Exercise aim - Copy out exactly the stretch of the listing below that begins at the line containing "int ttr_dbg_qkv_attn(ttr_engine* e, const" and ends at the line containing "const uint32_t* __restrict__ mlist", and copy nothing outside it.
**********
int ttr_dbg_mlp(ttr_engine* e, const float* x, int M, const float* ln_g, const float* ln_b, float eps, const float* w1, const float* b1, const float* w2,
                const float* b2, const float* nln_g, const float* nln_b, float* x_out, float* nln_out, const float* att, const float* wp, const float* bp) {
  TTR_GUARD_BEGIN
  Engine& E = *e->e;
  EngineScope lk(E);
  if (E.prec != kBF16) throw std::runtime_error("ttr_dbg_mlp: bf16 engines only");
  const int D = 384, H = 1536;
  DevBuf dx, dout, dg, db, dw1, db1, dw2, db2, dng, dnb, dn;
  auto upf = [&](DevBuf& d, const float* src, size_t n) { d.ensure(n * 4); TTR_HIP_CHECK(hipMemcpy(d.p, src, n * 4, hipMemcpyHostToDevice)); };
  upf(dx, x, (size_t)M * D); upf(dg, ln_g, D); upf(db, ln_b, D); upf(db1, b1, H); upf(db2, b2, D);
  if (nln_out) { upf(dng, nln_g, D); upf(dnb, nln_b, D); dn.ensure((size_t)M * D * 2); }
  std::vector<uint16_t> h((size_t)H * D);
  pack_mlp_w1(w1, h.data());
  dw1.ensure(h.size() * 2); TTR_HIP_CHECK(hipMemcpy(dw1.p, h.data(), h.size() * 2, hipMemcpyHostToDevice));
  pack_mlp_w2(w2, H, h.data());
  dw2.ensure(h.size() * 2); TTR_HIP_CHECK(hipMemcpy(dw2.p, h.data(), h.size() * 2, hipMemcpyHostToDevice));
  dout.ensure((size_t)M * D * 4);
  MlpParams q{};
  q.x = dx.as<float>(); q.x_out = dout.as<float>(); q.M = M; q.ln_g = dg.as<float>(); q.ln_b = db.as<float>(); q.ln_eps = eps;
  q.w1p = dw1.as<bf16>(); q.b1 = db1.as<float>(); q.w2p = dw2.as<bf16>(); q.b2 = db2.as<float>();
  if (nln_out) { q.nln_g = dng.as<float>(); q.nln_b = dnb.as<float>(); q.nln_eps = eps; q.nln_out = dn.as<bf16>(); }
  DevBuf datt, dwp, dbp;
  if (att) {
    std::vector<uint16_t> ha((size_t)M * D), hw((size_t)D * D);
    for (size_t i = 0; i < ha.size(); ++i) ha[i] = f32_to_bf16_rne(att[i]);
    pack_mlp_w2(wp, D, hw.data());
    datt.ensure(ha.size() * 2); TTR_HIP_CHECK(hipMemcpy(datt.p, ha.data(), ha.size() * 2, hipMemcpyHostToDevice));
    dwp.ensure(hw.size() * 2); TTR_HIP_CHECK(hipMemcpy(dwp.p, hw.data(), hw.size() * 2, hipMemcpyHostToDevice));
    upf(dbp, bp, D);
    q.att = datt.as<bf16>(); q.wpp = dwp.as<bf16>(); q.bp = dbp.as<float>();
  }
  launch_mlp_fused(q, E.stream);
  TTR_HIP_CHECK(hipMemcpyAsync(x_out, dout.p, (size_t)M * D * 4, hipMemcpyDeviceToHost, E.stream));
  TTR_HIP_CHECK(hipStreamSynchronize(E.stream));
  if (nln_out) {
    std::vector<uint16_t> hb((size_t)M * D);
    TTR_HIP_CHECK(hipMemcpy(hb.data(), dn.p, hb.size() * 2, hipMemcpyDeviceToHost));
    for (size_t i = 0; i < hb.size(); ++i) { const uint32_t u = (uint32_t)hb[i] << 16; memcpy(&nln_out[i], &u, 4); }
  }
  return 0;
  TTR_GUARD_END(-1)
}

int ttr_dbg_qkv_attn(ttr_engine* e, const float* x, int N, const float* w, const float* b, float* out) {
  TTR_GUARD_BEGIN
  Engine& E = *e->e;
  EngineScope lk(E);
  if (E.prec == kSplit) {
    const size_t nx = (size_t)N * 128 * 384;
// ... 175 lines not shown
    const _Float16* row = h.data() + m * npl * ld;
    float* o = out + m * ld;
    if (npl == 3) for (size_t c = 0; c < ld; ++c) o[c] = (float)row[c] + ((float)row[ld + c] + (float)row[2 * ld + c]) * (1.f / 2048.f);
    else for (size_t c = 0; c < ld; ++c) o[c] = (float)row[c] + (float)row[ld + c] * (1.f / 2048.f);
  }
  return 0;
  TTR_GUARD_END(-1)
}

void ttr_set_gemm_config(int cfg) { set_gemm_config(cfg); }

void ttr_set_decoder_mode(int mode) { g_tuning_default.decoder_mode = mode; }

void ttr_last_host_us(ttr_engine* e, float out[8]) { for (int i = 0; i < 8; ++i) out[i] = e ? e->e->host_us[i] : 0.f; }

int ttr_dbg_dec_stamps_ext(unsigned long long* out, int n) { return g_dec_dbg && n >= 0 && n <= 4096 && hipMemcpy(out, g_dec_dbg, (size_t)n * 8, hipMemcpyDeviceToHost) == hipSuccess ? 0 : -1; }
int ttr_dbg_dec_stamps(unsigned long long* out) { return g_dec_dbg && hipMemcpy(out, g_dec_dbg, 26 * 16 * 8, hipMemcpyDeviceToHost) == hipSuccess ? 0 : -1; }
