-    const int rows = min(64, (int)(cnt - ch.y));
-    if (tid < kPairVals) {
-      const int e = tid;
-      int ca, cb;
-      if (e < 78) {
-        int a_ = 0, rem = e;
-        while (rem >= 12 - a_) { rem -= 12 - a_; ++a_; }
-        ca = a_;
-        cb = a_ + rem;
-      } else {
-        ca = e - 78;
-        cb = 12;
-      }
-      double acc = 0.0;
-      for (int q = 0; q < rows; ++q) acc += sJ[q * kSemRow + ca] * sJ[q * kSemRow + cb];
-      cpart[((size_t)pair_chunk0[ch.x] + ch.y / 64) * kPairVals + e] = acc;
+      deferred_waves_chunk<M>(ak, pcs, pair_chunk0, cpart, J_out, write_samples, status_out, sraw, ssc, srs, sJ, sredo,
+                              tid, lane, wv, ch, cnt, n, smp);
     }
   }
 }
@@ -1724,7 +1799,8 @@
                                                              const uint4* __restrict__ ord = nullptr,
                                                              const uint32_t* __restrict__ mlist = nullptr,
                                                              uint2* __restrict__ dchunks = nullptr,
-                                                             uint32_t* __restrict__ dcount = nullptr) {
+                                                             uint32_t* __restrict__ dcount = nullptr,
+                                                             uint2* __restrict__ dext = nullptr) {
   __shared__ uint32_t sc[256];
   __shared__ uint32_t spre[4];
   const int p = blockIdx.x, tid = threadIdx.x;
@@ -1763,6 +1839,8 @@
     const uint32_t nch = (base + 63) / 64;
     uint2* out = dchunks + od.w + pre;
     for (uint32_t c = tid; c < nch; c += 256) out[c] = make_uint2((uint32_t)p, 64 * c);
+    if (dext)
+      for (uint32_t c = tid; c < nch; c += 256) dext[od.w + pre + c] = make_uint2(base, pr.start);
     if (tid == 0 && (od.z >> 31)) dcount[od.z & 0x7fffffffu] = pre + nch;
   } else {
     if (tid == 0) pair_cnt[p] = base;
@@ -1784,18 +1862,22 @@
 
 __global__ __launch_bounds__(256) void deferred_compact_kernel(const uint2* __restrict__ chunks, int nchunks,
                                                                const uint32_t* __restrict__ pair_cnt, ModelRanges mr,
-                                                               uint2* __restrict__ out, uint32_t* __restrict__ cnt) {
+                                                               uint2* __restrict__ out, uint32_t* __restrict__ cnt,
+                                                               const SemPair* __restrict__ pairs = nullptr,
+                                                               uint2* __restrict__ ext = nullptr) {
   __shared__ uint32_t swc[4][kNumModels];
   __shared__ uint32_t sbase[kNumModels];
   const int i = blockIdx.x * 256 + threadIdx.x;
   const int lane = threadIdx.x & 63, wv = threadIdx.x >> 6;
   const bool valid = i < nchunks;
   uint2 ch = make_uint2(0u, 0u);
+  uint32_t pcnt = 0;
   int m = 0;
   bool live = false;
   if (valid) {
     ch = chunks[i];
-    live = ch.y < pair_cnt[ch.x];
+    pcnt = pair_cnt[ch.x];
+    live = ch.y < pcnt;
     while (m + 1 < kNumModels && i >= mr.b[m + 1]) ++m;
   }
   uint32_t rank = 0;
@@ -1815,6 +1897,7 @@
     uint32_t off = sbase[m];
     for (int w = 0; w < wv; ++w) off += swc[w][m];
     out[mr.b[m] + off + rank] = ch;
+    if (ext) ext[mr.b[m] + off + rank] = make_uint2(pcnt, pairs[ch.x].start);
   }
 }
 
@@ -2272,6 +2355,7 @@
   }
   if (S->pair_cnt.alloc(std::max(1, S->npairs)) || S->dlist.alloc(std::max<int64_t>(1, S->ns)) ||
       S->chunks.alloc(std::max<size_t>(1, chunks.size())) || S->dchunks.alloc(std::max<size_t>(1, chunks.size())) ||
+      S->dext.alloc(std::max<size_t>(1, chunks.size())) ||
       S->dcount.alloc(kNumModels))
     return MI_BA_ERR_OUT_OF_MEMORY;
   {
**********
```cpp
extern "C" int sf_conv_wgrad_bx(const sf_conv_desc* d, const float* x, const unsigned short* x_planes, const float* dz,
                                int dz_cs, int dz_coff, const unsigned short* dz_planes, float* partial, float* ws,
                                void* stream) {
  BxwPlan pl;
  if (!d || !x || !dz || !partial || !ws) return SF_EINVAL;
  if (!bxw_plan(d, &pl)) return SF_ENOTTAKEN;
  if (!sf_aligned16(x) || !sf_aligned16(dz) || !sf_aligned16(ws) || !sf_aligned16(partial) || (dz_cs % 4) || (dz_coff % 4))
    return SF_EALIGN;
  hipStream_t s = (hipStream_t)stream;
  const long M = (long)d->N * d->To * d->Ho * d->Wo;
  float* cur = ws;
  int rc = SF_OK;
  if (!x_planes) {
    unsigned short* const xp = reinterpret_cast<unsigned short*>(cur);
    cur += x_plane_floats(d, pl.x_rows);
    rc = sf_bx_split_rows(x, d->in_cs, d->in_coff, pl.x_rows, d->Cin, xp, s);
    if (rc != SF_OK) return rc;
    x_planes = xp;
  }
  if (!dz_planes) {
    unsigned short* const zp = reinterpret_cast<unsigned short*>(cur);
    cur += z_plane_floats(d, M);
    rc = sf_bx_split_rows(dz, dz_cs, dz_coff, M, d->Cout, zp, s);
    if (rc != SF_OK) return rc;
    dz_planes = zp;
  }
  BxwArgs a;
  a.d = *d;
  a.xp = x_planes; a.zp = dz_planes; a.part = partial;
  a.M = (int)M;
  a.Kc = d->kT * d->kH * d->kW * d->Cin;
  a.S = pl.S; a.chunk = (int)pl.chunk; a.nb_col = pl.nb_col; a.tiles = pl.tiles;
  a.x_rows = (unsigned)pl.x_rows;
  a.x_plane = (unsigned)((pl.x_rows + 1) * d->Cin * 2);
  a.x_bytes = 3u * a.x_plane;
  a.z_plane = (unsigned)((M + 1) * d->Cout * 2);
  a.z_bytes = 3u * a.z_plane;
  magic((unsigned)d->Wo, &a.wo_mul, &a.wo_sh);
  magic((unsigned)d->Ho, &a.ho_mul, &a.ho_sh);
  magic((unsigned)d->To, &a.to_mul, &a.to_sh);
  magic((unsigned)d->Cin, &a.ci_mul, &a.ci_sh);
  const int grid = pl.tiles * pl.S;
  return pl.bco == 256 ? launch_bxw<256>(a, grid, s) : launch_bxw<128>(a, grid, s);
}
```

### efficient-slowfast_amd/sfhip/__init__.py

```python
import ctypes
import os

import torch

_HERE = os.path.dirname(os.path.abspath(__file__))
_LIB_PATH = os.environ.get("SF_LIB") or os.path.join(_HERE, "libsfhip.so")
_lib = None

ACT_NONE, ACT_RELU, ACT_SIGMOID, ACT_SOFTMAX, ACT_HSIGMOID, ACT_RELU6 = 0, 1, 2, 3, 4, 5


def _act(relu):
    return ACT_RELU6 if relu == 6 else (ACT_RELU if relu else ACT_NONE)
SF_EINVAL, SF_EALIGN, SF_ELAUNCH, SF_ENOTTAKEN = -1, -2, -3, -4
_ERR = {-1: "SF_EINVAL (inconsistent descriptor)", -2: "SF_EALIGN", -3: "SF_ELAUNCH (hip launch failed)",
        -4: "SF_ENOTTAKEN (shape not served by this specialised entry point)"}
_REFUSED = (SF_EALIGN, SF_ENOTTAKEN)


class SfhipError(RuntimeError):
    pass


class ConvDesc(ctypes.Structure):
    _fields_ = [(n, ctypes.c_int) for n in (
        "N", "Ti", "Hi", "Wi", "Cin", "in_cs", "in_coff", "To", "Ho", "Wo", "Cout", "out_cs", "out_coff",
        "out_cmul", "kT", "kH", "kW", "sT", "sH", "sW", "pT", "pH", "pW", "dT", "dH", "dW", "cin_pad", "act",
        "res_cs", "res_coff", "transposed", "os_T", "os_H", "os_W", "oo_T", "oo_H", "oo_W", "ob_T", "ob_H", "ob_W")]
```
**********
Solution to this problem -
int ttr_dbg_qkv_attn(ttr_engine* e, const float* x, int N, const float* w, const float* b, float* out) {
  TTR_GUARD_BEGIN
  Engine& E = *e->e;
  EngineScope lk(E);
  if (E.prec == kSplit) {
    const size_t nx = (size_t)N * 128 * 384;
// ... 175 lines not shown
    const _Float16* row = h.data() + m * npl * ld;
    float* o = out + m * ld;
    if (npl == 3) for (size_t c = 0; c < ld; ++c) o[c] = (float)row[c] + ((float)row[ld + c] + (float)row[2 * ld + c]) * (1.f / 2048.f);
    else for (size_t c = 0; c < ld; ++c) o[c] = (float)row[c] + (float)row[ld + c] * (1.f / 2048.f);
  }
  return 0;
  TTR_GUARD_END(-1)
}

void ttr_set_gemm_config(int cfg) { set_gemm_config(cfg); }

void ttr_set_decoder_mode(int mode) { g_tuning_default.decoder_mode = mode; }

void ttr_last_host_us(ttr_engine* e, float out[8]) { for (int i = 0; i < 8; ++i) out[i] = e ? e->e->host_us[i] : 0.f; }

int ttr_dbg_dec_stamps_ext(unsigned long long* out, int n) { return g_dec_dbg && n >= 0 && n <= 4096 && hipMemcpy(out, g_dec_dbg, (size_t)n * 8, hipMemcpyDeviceToHost) == hipSuccess ? 0 : -1; }
int ttr_dbg_dec_stamps(unsigned long long* out) { return g_dec_dbg && hipMemcpy(out, g_dec_dbg, 26 * 16 * 8, hipMemcpyDeviceToHost) == hipSuccess ? 0 : -1; }
-    const int rows = min(64, (int)(cnt - ch.y));
-    if (tid < kPairVals) {
-      const int e = tid;
-      int ca, cb;
-      if (e < 78) {
-        int a_ = 0, rem = e;
-        while (rem >= 12 - a_) { rem -= 12 - a_; ++a_; }
-        ca = a_;
-        cb = a_ + rem;
-      } else {
-        ca = e - 78;
-        cb = 12;
-      }
-      double acc = 0.0;
-      for (int q = 0; q < rows; ++q) acc += sJ[q * kSemRow + ca] * sJ[q * kSemRow + cb];
-      cpart[((size_t)pair_chunk0[ch.x] + ch.y / 64) * kPairVals + e] = acc;
+      deferred_waves_chunk<M>(ak, pcs, pair_chunk0, cpart, J_out, write_samples, status_out, sraw, ssc, srs, sJ, sredo,
+                              tid, lane, wv, ch, cnt, n, smp);
     }
   }
 }
@@ -1724,7 +1799,8 @@
                                                              const uint4* __restrict__ ord = nullptr,
                                                              const uint32_t* __restrict__ mlist = nullptr,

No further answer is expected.